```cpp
typedef struct {
    const float *q_wih, *q_whh, *q_bih, *q_bhh;
    const float *d_wih, *d_whh, *d_bih, *d_bhh;
    const float *s_wih, *s_whh, *s_bih, *s_bhh;
// ... 185 lines not shown
```

Before: 8.487 million pairs/s.

## Pre-split session GEMM weights into fp16 hi/lo planes and emit activation planes

Adds a one-time packing step that splits five session-model weight matrices (click0, sq/sd input projections, maxout layers) into two fp16 planes. The session GEMMs then run through a plane-based linear path that takes pre-split weights. Producer kernels (click pooling, rank feature construction, mo0 output) write fp16 hi/lo activation planes directly, so the consumer GEMMs skip the per-call f32-to-fp16 split. This aims to cut GEMM conversion and memory cost, at the price of extra plane writes, more workspace reuse, and dependence on the bounded-magnitude checks for accuracy.

Result: no change. 8.484 million pairs/s (-0.0%).

```diff
diff --git a/context_attentive_ir_amd/csrc/cars_session.hip b/context_attentive_ir_amd/csrc/cars_session.hip
--- a/context_attentive_ir_amd/csrc/cars_session.hip
+++ b/context_attentive_ir_amd/csrc/cars_session.hip
@@ -10,6 +10,11 @@
 int launch_linear_ex(const float* a, int64_t lda, const int64_t* ids, const float* table, int E, int64_t rows_per_seq,
                      int64_t seq_stride, const float* w, int64_t ldw, const float* bias, const float* bias2, float* c,
                      int64_t ldc, int64_t M, int N, int K, int act, const float* add, int64_t ldadd, hipStream_t st);
+int launch_linear_wplanes(const float* a, const void* a1, const void* a2, int64_t lda, const void* w1, const void* w2, int64_t ldw,
+                          const float* bias, const float* bias2, float* c, void* c1, void* c2, int64_t ldc, int64_t M, int N, int K, int act,
+                          const float* add, hipStream_t st);
+int launch_split_f16x2_rtz(const float* x, int64_t rows, int cols, int64_t ld, int cols_pad, void* p1, void* p2, int* err, hipStream_t st);
+bool linear_split_shape(const float* a, int64_t lda, int64_t M, int N, int K);
 constexpr int ACT_MAXOUT2 = 16;
 constexpr int ACT_BOUNDED = 0x100;
 constexpr int ACT_TANH_ROWDOT16 = 17;
@@ -19,7 +24,8 @@
                                                           const float* __restrict__ b3, const float* __restrict__ labels,
                                                           const float* __restrict__ labels_all, int rows_all,
                                                           const int* __restrict__ mg, int rpg,
-                                                          int rows, int N, int D, float* __restrict__ clicks) {
+                                                          int rows, int N, int D, float* __restrict__ clicks,
+                                                          _Float16* __restrict__ ch1, _Float16* __restrict__ ch2) {
     __shared__ int part[4];
     const int lane = threadIdx.x & 63, wave = threadIdx.x >> 6;
     if (!mg) {
@@ -72,7 +78,14 @@
             const float4 v = *reinterpret_cast<const float4*>(docs + ((int64_t)r * N + k) * D + 4 * c);
             acc.x = fmaf(pk, v.x, acc.x); acc.y = fmaf(pk, v.y, acc.y); acc.z = fmaf(pk, v.z, acc.z); acc.w = fmaf(pk, v.w, acc.w);
         }
-        if (c0 + lane < nch) *reinterpret_cast<float4*>(clicks + (int64_t)r * D + 4 * c) = acc;
+        if (c0 + lane < nch) {
+            *reinterpret_cast<float4*>(clicks + (int64_t)r * D + 4 * c) = acc;
+            if (ch1) {
+                const Split2x4 h = split2(acc);
+                *reinterpret_cast<uint2*>(ch1 + (int64_t)r * D + 4 * c) = h.hi;
+                *reinterpret_cast<uint2*>(ch2 + (int64_t)r * D + 4 * c) = h.lo;
+            }
+        }
     }
 }
 
@@ -107,7 +120,7 @@
                                                              const float* __restrict__ b3, const float* __restrict__ labels,
                                                              const float* __restrict__ labels_all, int rows_all,
                                                              const int* __restrict__ mg, int rpg, int rows, int N, int D,
-                                                             float* __restrict__ clicks) {
+                                                             float* __restrict__ clicks, _Float16* __restrict__ ch1, _Float16* __restrict__ ch2) {
     extern __shared__ float csm[];
     __shared__ int part[4];
     const int lane = threadIdx.x & 63, wave = threadIdx.x >> 6;
@@ -177,6 +190,11 @@
             acc.x = fmaf(pk, v.x, acc.x); acc.y = fmaf(pk, v.y, acc.y); acc.z = fmaf(pk, v.z, acc.z); acc.w = fmaf(pk, v.w, acc.w);
         }
         *reinterpret_cast<float4*>(clicks + (int64_t)r * D + 4 * c) = acc;
+        if (ch1) {
+            const Split2x4 h = split2(acc);
+            *reinterpret_cast<uint2*>(ch1 + (int64_t)r * D + 4 * c) = h.hi;
+            *reinterpret_cast<uint2*>(ch2 + (int64_t)r * D + 4 * c) = h.lo;
+        }
     }
 }
 
@@ -575,6 +593,25 @@
     }
 }
 
+__global__ void rank_feats_planes_kernel(const float* qp, const float* docs, int N, int D, int64_t rows, _Float16* f1, _Float16* f2) {
+    const int64_t i = ((int64_t)blockIdx.x * blockDim.x + threadIdx.x) * 4;
+    if (i < rows * D) {
+        const int64_t r = i / D;
+        const int f = (int)(i % D);
+        const float4 q = *reinterpret_cast<const float4*>(qp + (r / N) * D + f), d = *reinterpret_cast<const float4*>(docs + r * D + f);
+        const int64_t o = r * 4 * D + f;
+        const Split2x4 sq = split2(q), sd = split2(d);
+        const Split2x4 sa = split2(make_float4(fabsf(q.x - d.x), fabsf(q.y - d.y), fabsf(q.z - d.z), fabsf(q.w - d.w)));
+        float4 m = make_float4(q.x * d.x, q.y * d.y, q.z * d.z, q.w * d.w);
+        asm volatile("" : "+v"(m.x), "+v"(m.y), "+v"(m.z), "+v"(m.w));
+        const Split2x4 sm = split2(m);
+        *reinterpret_cast<uint2*>(f1 + o) = sq.hi;         *reinterpret_cast<uint2*>(f2 + o) = sq.lo;
+        *reinterpret_cast<uint2*>(f1 + o + D) = sd.hi;     *reinterpret_cast<uint2*>(f2 + o + D) = sd.lo;
+        *reinterpret_cast<uint2*>(f1 + o + 2 * D) = sa.hi; *reinterpret_cast<uint2*>(f2 + o + 2 * D) = sa.lo;
+        *reinterpret_cast<uint2*>(f1 + o + 3 * D) = sm.hi; *reinterpret_cast<uint2*>(f2 + o + 3 * D) = sm.lo;
+    }
+}
+
 __global__ __launch_bounds__(256) void session_inner_pool_kernel(const float* __restrict__ states, const float* __restrict__ lpart,
                                                                  int NP, const float* __restrict__ b3, int B, int S, int HS,
                                                                  float* __restrict__ out ) {
@@ -609,7 +646,7 @@
 }
 
 struct SessPlan {
-    float *epart, *clicks, *Qs, *Ds, *Cq, *Cd, *U, *xcat, *qp, *feats, *y0, *y1, *lin, *cat, *gx, *Qs16, *Ds16;
+    float *epart, *clicks, *Qs, *Ds, *Cq, *Cd, *U, *xcat, *qp, *feats, *y0, *y1, *lin, *cat, *gx, *Qs16, *Ds16, *clicks16;
     size_t bytes;
 };
 static SessPlan sess_plan(void* ws, size_t cap, int B, int S, int N, int D, int HS, int nch, bool rank_on, bool want_states) {
@@ -633,6 +670,7 @@
     p.gx = a.take<float>((size_t)nch * BS * 4 * HS);
     p.Qs16 = a.take<float>((size_t)(S + 1) * B * HS);
     p.Ds16 = a.take<float>((size_t)(S + 1) * B * HS);
+    p.clicks16 = a.take<float>(BS * D);
     p.bytes = align_up(a.off, 256);
     return p;
 }
@@ -671,6 +709,61 @@
     return 0;
 }
 
+namespace nir {
+struct SessPlaneLayer { const float* w; int64_t rows; int K; int bit; const void* p1; const void* p2; };
+static void sess_plane_layers(const nir_cars_session_weights* w, SessPlaneLayer (&l)[5]) {
+    const int D = w->D, HS = w->HS;
+    l[0] = {w->click0_w, D, D, 4, w->click0_w1, w->click0_w2};
+    l[1] = {w->sq_wih, 4 * (int64_t)HS, D, 8, w->sq_wih1, w->sq_wih2};
+    l[2] = {w->sd_wih, 4 * (int64_t)HS, D, 8, w->sd_wih1, w->sd_wih2};
+    l[3] = {w->mo0_w, 512, 4 * D, 1, w->mo0_w1, w->mo0_w2};
+    l[4] = {w->mo1_w, 256, 256, 2, w->mo1_w1, w->mo1_w2};
+}
+static bool sess_use_planes(const nir_cars_session_weights* w, int layer, const float* a, int64_t M) {
+    SessPlaneLayer l[5];
+    sess_plane_layers(w, l);
+    const SessPlaneLayer& y = l[layer];
+    return y.p1 && y.p2 && (w->rank_bounded & y.bit) && linear_split_shape(a, y.K, M, (int)y.rows, y.K);
+}
+static int sess_gemm(const nir_cars_session_weights* w, int layer, bool planes, const float* a, const void* a1, const void* a2, const float* bias,
+                     const float* bias2, float* c, void* c1, void* c2, int64_t ldc, int64_t M, int act, const float* add, hipStream_t st) {
+    SessPlaneLayer l[5];
+    sess_plane_layers(w, l);
+    const SessPlaneLayer& y = l[layer];
+    if (planes) return launch_linear_wplanes(a, a1, a2, y.K, y.p1, y.p2, (y.K + 7) / 8 * 8, bias, bias2, c, c1, c2, ldc, M, (int)y.rows, y.K, act, add, st);
+    return launch_linear_ex(a, y.K, nullptr, nullptr, 0, 0, 0, y.w, y.K, bias, bias2, c, ldc, M, (int)y.rows, y.K,
+                            act | ((w->rank_bounded & y.bit) ? ACT_BOUNDED : 0), add, 0, st);
+}
+}
+
+extern "C" size_t nir_cars_session_plane_bytes(const nir_cars_session_weights* w, size_t* offsets) {
+    if (!w || w->D <= 0 || w->HS <= 0) return 0;
+    nir::SessPlaneLayer l[5];
+    nir::sess_plane_layers(w, l);
+    size_t off = 0;
+    for (int i = 0; i < 5; ++i) {
+        if (offsets) offsets[i] = l[i].w ? off : (size_t)-1;
+        if (l[i].w) off = nir::align_up(off + (size_t)2 * l[i].rows * ((l[i].K + 7) / 8 * 8) * sizeof(_Float16), 256);
+    }
+    return off;
+}
+
+extern "C" int nir_cars_session_pack_planes(const nir_cars_session_weights* w, void* buffer, size_t buffer_bytes, int* err_flag, nir_stream_t stream) {
+    using namespace nir;
+    size_t offs[5];
+    const size_t need = nir_cars_session_plane_bytes(w, offs);
+    NIR_REQUIRE(w && buffer && need && buffer_bytes >= need && ((uintptr_t)buffer & 255) == 0, "cars_session_pack_planes: buffer missing, misaligned or too small");
+    SessPlaneLayer l[5];
+    sess_plane_layers(w, l);
+    for (int i = 0; i < 5; ++i) {
+        if (!l[i].w || !(w->rank_bounded & l[i].bit)) continue;
+        const int KP = (l[i].K + 7) / 8 * 8;
+        char* p1 = (char*)buffer + offs[i];
+        NIR_PROPAGATE(launch_split_f16x2_rtz(l[i].w, l[i].rows, l[i].K, l[i].K, KP, p1, p1 + (size_t)l[i].rows * KP * sizeof(_Float16), err_flag, (hipStream_t)stream));
+    }
+    return 0;
+}
+
 extern "C" size_t nir_cars_session_workspace_bytes(int B, int S, int N, const nir_cars_session_weights* w) {
     if (!w || B < 0 || S <= 0 || N <= 0) return 0;
     const int nch = (w->q_on ? 1 : 0) + (w->d_on ? 1 : 0);
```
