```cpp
#define PFT_MAX_DEVICES 64
#define PFT_MAX_DEPTH 30
#define PFT_TABLE_MAX_DEPTH 10
#define PFT_MAX_GROW 40
#define PFT_JUMP_MAX_LEVEL 4
#ifndef PFT_ANC_CAP_BITS
#define PFT_ANC_CAP_BITS 18
#endif
#define PFT_ANC_CAP (1u << PFT_ANC_CAP_BITS)
#ifndef PFT_ANC_UP
#define PFT_ANC_UP 2
#endif
#define PFT_REF_CHUNK 256
#ifndef PFT_BUILD_THREADS
#define PFT_BUILD_THREADS 1024
#endif
#ifndef PFT_LIK_GROUPS
#define PFT_LIK_GROUPS 64
#endif
#ifndef PFT_LIK_CTR_STRIDE
#define PFT_LIK_CTR_STRIDE 16u
#endif
#ifndef PFT_LIK_THREADS
#define PFT_LIK_THREADS 1024
#endif
#ifndef PFT_LIK_WGS_PER_CU
#define PFT_LIK_WGS_PER_CU 2
#endif
#define PFT_POP_THREADS 1024
#define PFT_SORTED_BUILD_MIN 18000
#define PFT_EG_CAP (1u << 21)
#define PFT_EC_SLOTS (1u << 19)
#define PFT_EC_POOL (1u << 24)
#define PFT_EC_POOL_MIN (1u << 20)
#define PFT_POPM_THREADS 256
#define PFT_POPM_ITEMS 16
#define PFT_POPM_MAX_WGS 256
#define PFT_POPM_MIN (16 * PFT_POP_THREADS + 1)
#define PFT_MAX_PARTICLES (PFT_POPM_MAX_WGS * PFT_POPM_THREADS * PFT_POPM_ITEMS)

struct PftParams {
  double alpha;
  double maxd2;
  double res;
  double dist_w, hsv_w;
// ... 6 lines not shown
  uint32_t M_box;
  uint32_t ref_chunk;
  uint32_t split_last;
  uint32_t kld;
  uint32_t kld_max;
  double kld_z;
  double kld_eps;
  float kld_bin[6];
  double motion_ratio;
  int32_t sum_order;
};

struct PftHeader {
  float bbox[6];
  uint32_t n_crop;
  uint32_t error;
  double omin[3], omax[3];
  int32_t depth;
  int32_t use_table;
  uint32_t n_words;
  uint32_t n_leaves;
  uint32_t leaf_start;
  uint32_t lvl_start[PFT_MAX_DEPTH + 3];
  int32_t n_grow;
  int32_t build_path;
  uint32_t build_variant;
  int32_t leaf_indirect;
  int32_t jump_level;
  float margin_cells;
  float ominf[3];
  float inv_res;
  int32_t anc_level;
  uint32_t anc_lo[3], anc_bits[3];
  uint32_t build_epoch;
  uint32_t anc_epoch;
  uint32_t grow_idx[PFT_MAX_GROW];
  uint32_t grow_shift[PFT_MAX_GROW];
  uint32_t grow_old_depth[PFT_MAX_GROW];
  double grow_min[PFT_MAX_GROW + 1][3];
  double fit_ratio;
  pft_particle rep;
  pft_particle motion;
  uint32_t alias_m, alias_nh;
  float eg_g, eg_inv_g, eg_min[3];
  int32_t eg_dim[3];
  uint32_t eg_ncells;
  uint32_t p_active;
  uint32_t kld_k;
  unsigned long long stat_queries, stat_scanned;
  unsigned long long dbg[32];
  unsigned long long ticks[32];
  alignas(128) uint32_t lik_ctr[PFT_LIK_GROUPS * PFT_LIK_CTR_STRIDE];
  alignas(128) uint32_t ec_nslots;
  uint32_t ec_pool_used;
  unsigned long long eq_totals;
  alignas(128) uint32_t crop_ticket;
  uint32_t pop_bar[4];
  unsigned long long dbg_hard[5];
  uint32_t lik_layout[4];
};

struct PftDev {
  const float4* ref_xyz;
  const float4* ref_hsv;
  const float4* ref_box;
  const float4* in_pts;
// ... 101 lines not shown
  size_t n_in;
  int device_id;
  hipEvent_t done;
};
int pftf_view(pft_filter* f, PftFilterView* v);
void pftf_attach(pft_filter* f, PftBorrow* b);

void pftk_remove_zero_points(hipStream_t s, const pft_point_xyzrgba* in, uint32_t n, float4* xyz, uint8_t* flag,
                             uint32_t* tile, uint32_t* keep_idx, float4* keep_xyz, uint32_t* n_keep);
struct pft_segment;
int pftsg_device_id(const pft_segment* s);
struct pft_model;
struct PftModelView {
  const pft_point_xyzrgba* recentred;
  size_t n_recentred;
  const pft_point_xyzrgba* reference;
  size_t n_reference;
  float trans[16];
  uint32_t first_nonfinite;
  int device_id;
};
int pftm_view(const pft_model* m, PftModelView* v);

enum class PftExactPath { sorted, per_query, shells };
struct PftSwitches {
  bool graph;
  int builder;
  int leaf_indirect;
  bool aabb_full;
  bool split_resample;
  bool resample_one_lane;
  bool crop_two_pass;
  bool generic_descent;
  bool ancestor_table;
  PftExactPath exact_path;
  int ablate;
  bool skip_octree;
};
PftSwitches pft_read_switches();

void pftk_report(hipStream_t s, const pft_point_xyzrgba* pts, uint32_t n, const PftHeader* hdr, int sum_order,
                 pft_point_xyzrgba* tracked, pft_object_report* out);
void pftk_match(hipStream_t s, const PftParams& p, const PftDev& d, double min_ratio, uint32_t lost_after,
                pft_match_stats* out, int32_t* input_idx, float* sq_dist);
uint32_t pftk_spread_blocks(uint32_t n_max);
void pftk_spread(hipStream_t s, const PftDev& d, uint32_t n_max, double* part, uint32_t* part_zero, float* part_wmax,
                 uint32_t* part_imax, double max_pos_sigma, double min_n_eff, uint32_t after, pft_population_stats* out);
struct PftRqLattice {
  uint32_t n[3];
  float base[3], span[3];
};
struct PftRqScores {
  uint32_t *n_inliers, *n_matched;
  double *coherence, *sum_sq_dist, *inlier_sq_dist;
};
void pftk_reacquire_centroids(hipStream_t s, const pft_point_xyzrgba* pts, const uint32_t* first, const uint32_t* count,
                              uint32_t n_clusters, float* centres);
void pftk_reacquire_candidates(hipStream_t s, const float* centres, uint32_t K, const PftRqLattice& lat, pft_particle* part,
                               float* mats);
void pftk_reacquire_score(hipStream_t s, const PftParams& p, const PftDev& d, uint32_t K, double inlier_d2,
                          const PftRqScores& out);
void pftk_reacquire_select(hipStream_t s, const PftParams& p, const PftDev& d, const PftRqScores& sc, uint32_t K,
                           uint32_t n_centres, uint32_t per_centre, double accept_ratio, pft_reacquire_result* out);
struct PftRefineCtl;
struct PftRefineDev {
  PftRefineCtl* ctl;
  double* part;
// ... 59 lines not shown
```
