template <int C>
__global__ __launch_bounds__(512) void linattn_ctx_image_kernel(const float* __restrict__ x, const LinAttnFused w,
                                                                float* __restrict__ mz, int n) {
    constexpr int G = C / 8, XS = C + 4, CT = C / 32, TB = LA_TOKI, NP = TB * (C / 4) / 512;
    extern __shared__ __attribute__((aligned(16))) float smem[];
    float* rnb = smem + 2 * TB * XS;
    const int b = blockIdx.x;
    const int tid = threadIdx.x, lane = tid & 63, wid = tid >> 6;
    const int h = wid & 3, th = wid >> 2;
    const int l31 = lane & 31, lh = lane >> 5;
    const float* xb = x + (size_t)b * n * C;
    const int nb = (n + TB - 1) / TB;

    f32x4 wk[G];
#pragma unroll
    for (int g = 0; g < G; ++g) wk[g] = *reinterpret_cast<const f32x4*>(w.wk + (((size_t)h * G + g) * 64 + lane) * 4);
    const float kb = w.kbound[h * LA_DH + l31];

    f32x4 pre[NP];
    la_image_load<C>(xb, 0, n, pre);
    la_image_store<C>(pre, smem, rnb);
    __syncthreads();

    f32x16 pacc[CT];
#pragma unroll
    for (int ct = 0; ct < CT; ++ct)
#pragma unroll
        for (int e = 0; e < 16; ++e) pacc[ct][e] = 0.f;
    float ksum = 0.f;
    for (int blk = 0; blk < nb; ++blk) {
        const bool more = blk + 1 < nb;
        if (more) la_image_load<C>(xb, (blk + 1) * TB, n, pre);
        const float* xs = smem + (blk & 1) * TB * XS;
        const float* rn = rnb + (blk & 1) * TB;
#pragma unroll
        for (int j = 0; j < 2; ++j) {
            const int tb = 32 * (th + 2 * j);
            const int nt = n - blk * TB - tb;
            if (nt <= 0) break;
            f32x16 kacc;
#pragma unroll
            for (int e = 0; e < 16; ++e) kacc[e] = 0.f;
            const float* xr = xs + (tb + l31) * XS + 4 * lh;
#pragma unroll
            for (int g = 0; g < G; ++g) {
                const f32x4 a = *reinterpret_cast<const f32x4*>(xr + 8 * g);
#pragma unroll
                for (int s = 0; s < 4; ++s) kacc = __builtin_amdgcn_mfma_f32_32x32x2f32(a[s], wk[g][s], kacc, 0, 0, 0);
            }
            const float* xc = xs + (tb + 4 * lh) * XS + l31;
#pragma unroll
            for (int m = 0; m < 4; ++m) {
                const f32x4 r4 = *reinterpret_cast<const f32x4*>(rn + tb + 8 * m + 4 * lh);
#pragma unroll
                for (int i = 0; i < 4; ++i) {
                    const int e = 4 * m + i;
                    const bool valid = 8 * m + 4 * lh + i < nt;
                    const float a = valid ? __expf(kacc[e] * r4[i] - kb) : 0.f;
                    ksum += a;
                    const float ar = a * r4[i];
#pragma unroll
                    for (int ct = 0; ct < CT; ++ct)
                        pacc[ct] = __builtin_amdgcn_mfma_f32_32x32x2f32(xc[(8 * m + i) * XS + 32 * ct], ar, pacc[ct], 0, 0, 0);
                }
            }
        }
        if (more) la_image_store<C>(pre, smem + ((blk + 1) & 1) * TB * XS, rnb + ((blk + 1) & 1) * TB);
        __syncthreads();
    }

    float* cps = smem + (size_t)h * CT * 16 * 64 + lane;
    float* cks = smem + LA_HEADS * CT * 16 * 64 + h * 64 + lane;
    if (th == 1) {
#pragma unroll
        for (int ct = 0; ct < CT; ++ct)
#pragma unroll
            for (int e = 0; e < 16; ++e) cps[(ct * 16 + e) * 64] = pacc[ct][e];
        *cks = ksum;
    }
    __syncthreads();
    if (th == 1) return;

    ksum += *cks;
    f32x16 tacc;
#pragma unroll
    for (int e = 0; e < 16; ++e) tacc[e] = 0.f;
    {
        const float* mk = w.mem_kv + (size_t)h * LA_DH * 4;
        const float* mv = w.mem_kv + (size_t)(LA_HEADS + h) * LA_DH * 4;
#pragma unroll
        for (int j = 0; j < 4; j += 2) {
            const float a = __expf(mk[l31 * 4 + j + lh] - kb);
            ksum += a;
            tacc = __builtin_amdgcn_mfma_f32_32x32x2f32(mv[l31 * 4 + j + lh], a, tacc, 0, 0, 0);
        }
    }
#pragma unroll
    for (int ct = 0; ct < CT; ++ct)
#pragma unroll
        for (int q = 0; q < 4; ++q) {
            const f32x4 wv = *reinterpret_cast<const f32x4*>(w.wv + (((size_t)h * G + 4 * ct + q) * 64 + lane) * 4);
#pragma unroll
            for (int i = 0; i < 4; ++i) {
                const int e = 4 * q + i;
                tacc = __builtin_amdgcn_mfma_f32_32x32x2f32(wv[i], pacc[ct][e] + cps[(ct * 16 + e) * 64], tacc, 0, 0, 0);
            }
        }
    ksum += __shfl_xor(ksum, 32);
#pragma unroll
    for (int e = 0; e < 16; ++e) tacc[e] = tacc[e] / ksum;
#pragma unroll
    for (int mt = 0; mt < CT; ++mt) {
        const float* wr = w.wo_raw + (size_t)(32 * mt + l31) * LA_HID + h * LA_DH + 4 * lh;
        f32x16 macc;
#pragma unroll
        for (int e = 0; e < 16; ++e) macc[e] = 0.f;
#pragma unroll
        for (int q = 0; q < 4; ++q) {
            const f32x4 wo = *reinterpret_cast<const f32x4*>(wr + 8 * q);
#pragma unroll
            for (int i = 0; i < 4; ++i) macc = __builtin_amdgcn_mfma_f32_32x32x2f32(tacc[4 * q + i], wo[i], macc, 0, 0, 0);
        }
        float* op = mz + ((((size_t)b * LA_HEADS + h) * CT + mt) * 4) * 64 * 4 + lane * 4;
#pragma unroll
        for (int q = 0; q < 4; ++q)
            *reinterpret_cast<f32x4*>(op + q * 64 * 4) =
                make_f32x4(macc[4 * q], macc[4 * q + 1], macc[4 * q + 2], macc[4 * q + 3]);
    }
}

--- The task ---
Word for word, please print every line from the beginning of the records to the line bearing "## Pre-split session", counting both ends and stopping there.

--- Written answer ---
```cpp
typedef struct {
    const float *q_wih, *q_whh, *q_bih, *q_bhh;
    const float *d_wih, *d_whh, *d_bih, *d_bhh;
    const float *s_wih, *s_whh, *s_bih, *s_bhh;
// ... 185 lines not shown
```

Before: 8.487 million pairs/s.

## Pre-split session GEMM weights into fp16 hi/lo planes and emit activation planes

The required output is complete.